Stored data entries

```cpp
template <int HD, int THREADS>
struct StagerLinear {
  using C = Cfg<HD>;
  static constexpr int NK = (64 * C::KPARTS + THREADS - 1) / THREADS;
  static constexpr int NV = (64 * C::VPARTS + THREADS - 1) / THREADS;
  uint4 k[NK], v[NV];
  const u16 *kp[NK], *vp[NV];
  int ko[NK], vo[NV];
  bool kz[NK];
  static_assert(Cfg<HD>::KROW - Cfg<HD>::HDP == 8, "K rows end in a 16-byte pad");

  __device__ __forceinline__ void init(const AttnParams &p, int b, int head, int tid) {
#pragma unroll
    for (int n = 0; n < NK; ++n) {
      const int i = tid + n * THREADS, ic = min(i, 64 * C::KPARTS - 1);
      const int key = ic / C::KPARTS, part = ic - key * C::KPARTS;
      kz[n] = part * 8 >= HD;
      kp[n] = qkv_at(p, (size_t)b * p.T + key, 1, head) + (kz[n] ? HD - 8 : part * 8);
      ko[n] = i < 64 * C::KPARTS ? key * C::KROW + (part ^ kswz(key)) * 8 : (tid & 63) * C::KROW + C::HDP;
    }
#pragma unroll
    for (int n = 0; n < NV; ++n) {
      const int i = tid + n * THREADS, ic = min(i, 64 * C::VPARTS - 1);
      const int key = ic / C::VPARTS, part = ic - key * C::VPARTS;
      vp[n] = qkv_at(p, (size_t)b * p.T + key, 2, head) + part * 8;
      vo[n] = i < 64 * C::VPARTS ? 64 * C::KROW + key * C::VROW + part * 8 : (tid & 63) * C::KROW + C::HDP;
    }
  }
  __device__ __forceinline__ void load(size_t tile_stride_elems, int t) {
#pragma unroll
    for (int n = 0; n < NK; ++n) k[n] = *reinterpret_cast<const uint4 *>(kp[n] + tile_stride_elems * t);
#pragma unroll
    for (int n = 0; n < NV; ++n) v[n] = *reinterpret_cast<const uint4 *>(vp[n] + tile_stride_elems * t);
  }
  __device__ __forceinline__ void store(u16 *Kl) const {
#pragma unroll
    for (int n = 0; n < NK; ++n) *reinterpret_cast<uint4 *>(Kl + ko[n]) = kz[n] ? make_uint4(0, 0, 0, 0) : k[n];
#pragma unroll
    for (int n = 0; n < NV; ++n) *reinterpret_cast<uint4 *>(Kl + vo[n]) = v[n];
  }
// ... 90 lines not shown
```

### sam6d_amd/csrc/s6d_attn_global.h

```cpp
#pragma once
#include "s6d_attn_common.h"

namespace S6D_ATTN_NS {

constexpr bool kGlbPrio = true;

template <int HD, int WAVES, int MODE>
__global__ __launch_bounds__(WAVES * 64) void attn_global_kernel(AttnParams p) {
  using C = Cfg<HD>;
  constexpr int NS = 2;
  static_assert(MODE == 0 || MODE == 2, "attn_global_kernel: table bias (0) or no bias (2); the 64 x 64 grid is attn_global64_kernel's");
  S6D_DYN_LDS(smem);
  constexpr int KBYTES = 64 * C::KROW * 2, VBYTES = 64 * C::VROW * 2;
  auto Kbuf = [&](int r) { return reinterpret_cast<u16 *>(smem + r * (KBYTES + VBYTES)); };
  auto Vbuf = [&](int r) { return reinterpret_cast<u16 *>(smem + r * (KBYTES + VBYTES) + KBYTES); };
  float *tabs = reinterpret_cast<float *>(smem + 2 * (KBYTES + VBYTES));
  const int tid = threadIdx.x, wave = tid >> 6, lane = tid & 63;
  const int c = lane & 15;

  const int nqt = (p.T + WAVES * 16 * NS - 1) / (WAVES * 16 * NS);
  int id = blockIdx.x;
  const int nbh = p.B * p.nh;
  int qt, bh;
  if ((nbh & 7) == 0) {
    const int xcd = id & 7, loc = id >> 3;
    qt = loc % nqt;
    bh = (loc / nqt) * 8 + xcd;
  } else {
    qt = id % nqt;
    bh = id / nqt;
  }
  const int head = bh % p.nh, b = bh / p.nh;
  StripState<HD, NS> st;
  int q0[NS];
#pragma unroll
  for (int n = 0; n < NS; ++n) {
    q0[n] = ((qt * WAVES + wave) * NS + n) * 16;
    load_q<HD>(p, b, 0, 0, head, q0[n], st.qf[n], lane);
    const int qi = min(q0[n] + c, p.T - 1);
    st.qy[n] = div_S(p, qi);
    st.qx[n] = qi - st.qy[n] * p.S;
    st.m_run[n] = -1e30f;
    st.lacc[n] = f32x4{0.f, 0.f, 0.f, 0.f};
#pragma unroll
    for (int i = 0; i < 16; ++i) st.twr[n][i] = 0.f;
#pragma unroll
    for (int dt = 0; dt < C::DT; ++dt) st.oacc[n][dt] = f32x4{0.f, 0.f, 0.f, 0.f};
    st.th[n] = nullptr;
    st.tw[n] = nullptr;
  }
  if (MODE == 0) {
#pragma unroll
    for (int n = 0; n < NS; ++n) {
      float *th = tabs + (size_t)(wave * NS + n) * 2 * 16 * p.LT, *tw = th + 16 * p.LT;
      for (int jt = 0; jt < p.LT / 16; ++jt) {
        build_table<HD, 1>(p.rel_h, jt * 16, 1, st.qf[n], th + jt * 16, p.LT, lane);
        build_table<HD, 1>(p.rel_w, jt * 16, 1, st.qf[n], tw + jt * 16, p.LT, lane);
      }
      st.th[n] = th;
      st.tw[n] = tw;
    }
  }
  const int ntile = p.T / 64;
  StagerLinear<HD, WAVES * 64> sg;
  sg.init(p, b, head, tid);
  const size_t tstride = (size_t)64 * (size_t)p.tok_stride;
  sg.load(tstride, 0);
  __syncthreads();
  sg.store(Kbuf(0));
  __syncthreads();
  auto tile = [&](int t) {
    const float thv[NS] = {0.f, 0.f};
    if (!(kAbl & 2)) process_tile<HD, MODE, NS, true, kGlbPrio>(p, Kbuf(t & 1), Vbuf(t & 1), t * 64, st, thv, lane);
  };
  for (int t = 0; t + 1 < ntile; ++t) {
    if (!(kAbl & 1)) sg.load(tstride, t + 1);
    tile(t);
    if (!(kAbl & 32)) sg.store(Kbuf((t & 1) ^ 1));
    __syncthreads();
  }
  tile(ntile - 1);
#pragma unroll
  for (int n = 0; n < NS; ++n) store_strip<HD>(p, b, 0, 0, head, q0[n], st.lacc[n][0], st.oacc[n], lane);
}

constexpr int G64_THLD = 65;
#ifndef S6D_G64_SLOTS
#define S6D_G64_SLOTS 3
#endif
#ifndef S6D_G64_WAVES
#define S6D_G64_WAVES 8
#endif
#ifndef S6D_G64_NOMAX
#define S6D_G64_NOMAX 1
#endif

template <int HD, int WAVES_, int SLOTS_>
struct G64 {
  using C = Cfg<HD>;
  static constexpr int WAVES = WAVES_, NS = 2, SLOTS = SLOTS_;
  static constexpr int KCH = C::KROW / 8, VCH = C::VROW / 8;
  static constexpr int NPIECE = KCH + VCH;
  static constexpr int PW = (NPIECE + WAVES - 1) / WAVES;
  static constexpr int SLOT = NPIECE * 1024;
  static constexpr int RING = SLOTS * SLOT;
  static constexpr int TABS = WAVES * NS * 16 * G64_THLD * 4;
  static constexpr int LDS = RING + TABS + 16;
  static_assert(NPIECE > WAVES * (PW - 1) && PW >= 2, "every wave has a real piece to repeat");
  static_assert(RING >= WAVES * 16 * 80 * 4, "the prologue's per-wave scratch aliases the ring");
  static_assert(PW * (SLOTS - 2) <= 15 || SLOTS == 2, "vmcnt immediates used below");
};

template <int PW>
__device__ __forceinline__ void g64_wait_tiles(int n) {
  switch (PW * n) {
#define S6D_G64_CASE(k) case k: S6D_VMCNT(k); break;
    S6D_G64_CASE(0) S6D_G64_CASE(3) S6D_G64_CASE(5) S6D_G64_CASE(6) S6D_G64_CASE(9) S6D_G64_CASE(10) S6D_G64_CASE(12)
#undef S6D_G64_CASE
    default: S6D_VMCNT(15); break;
  }
}
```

Exercise aim: Report how many lines in the records hold the word "kGlbPrio", giving the number and nothing else.

Answer for this exercise: 2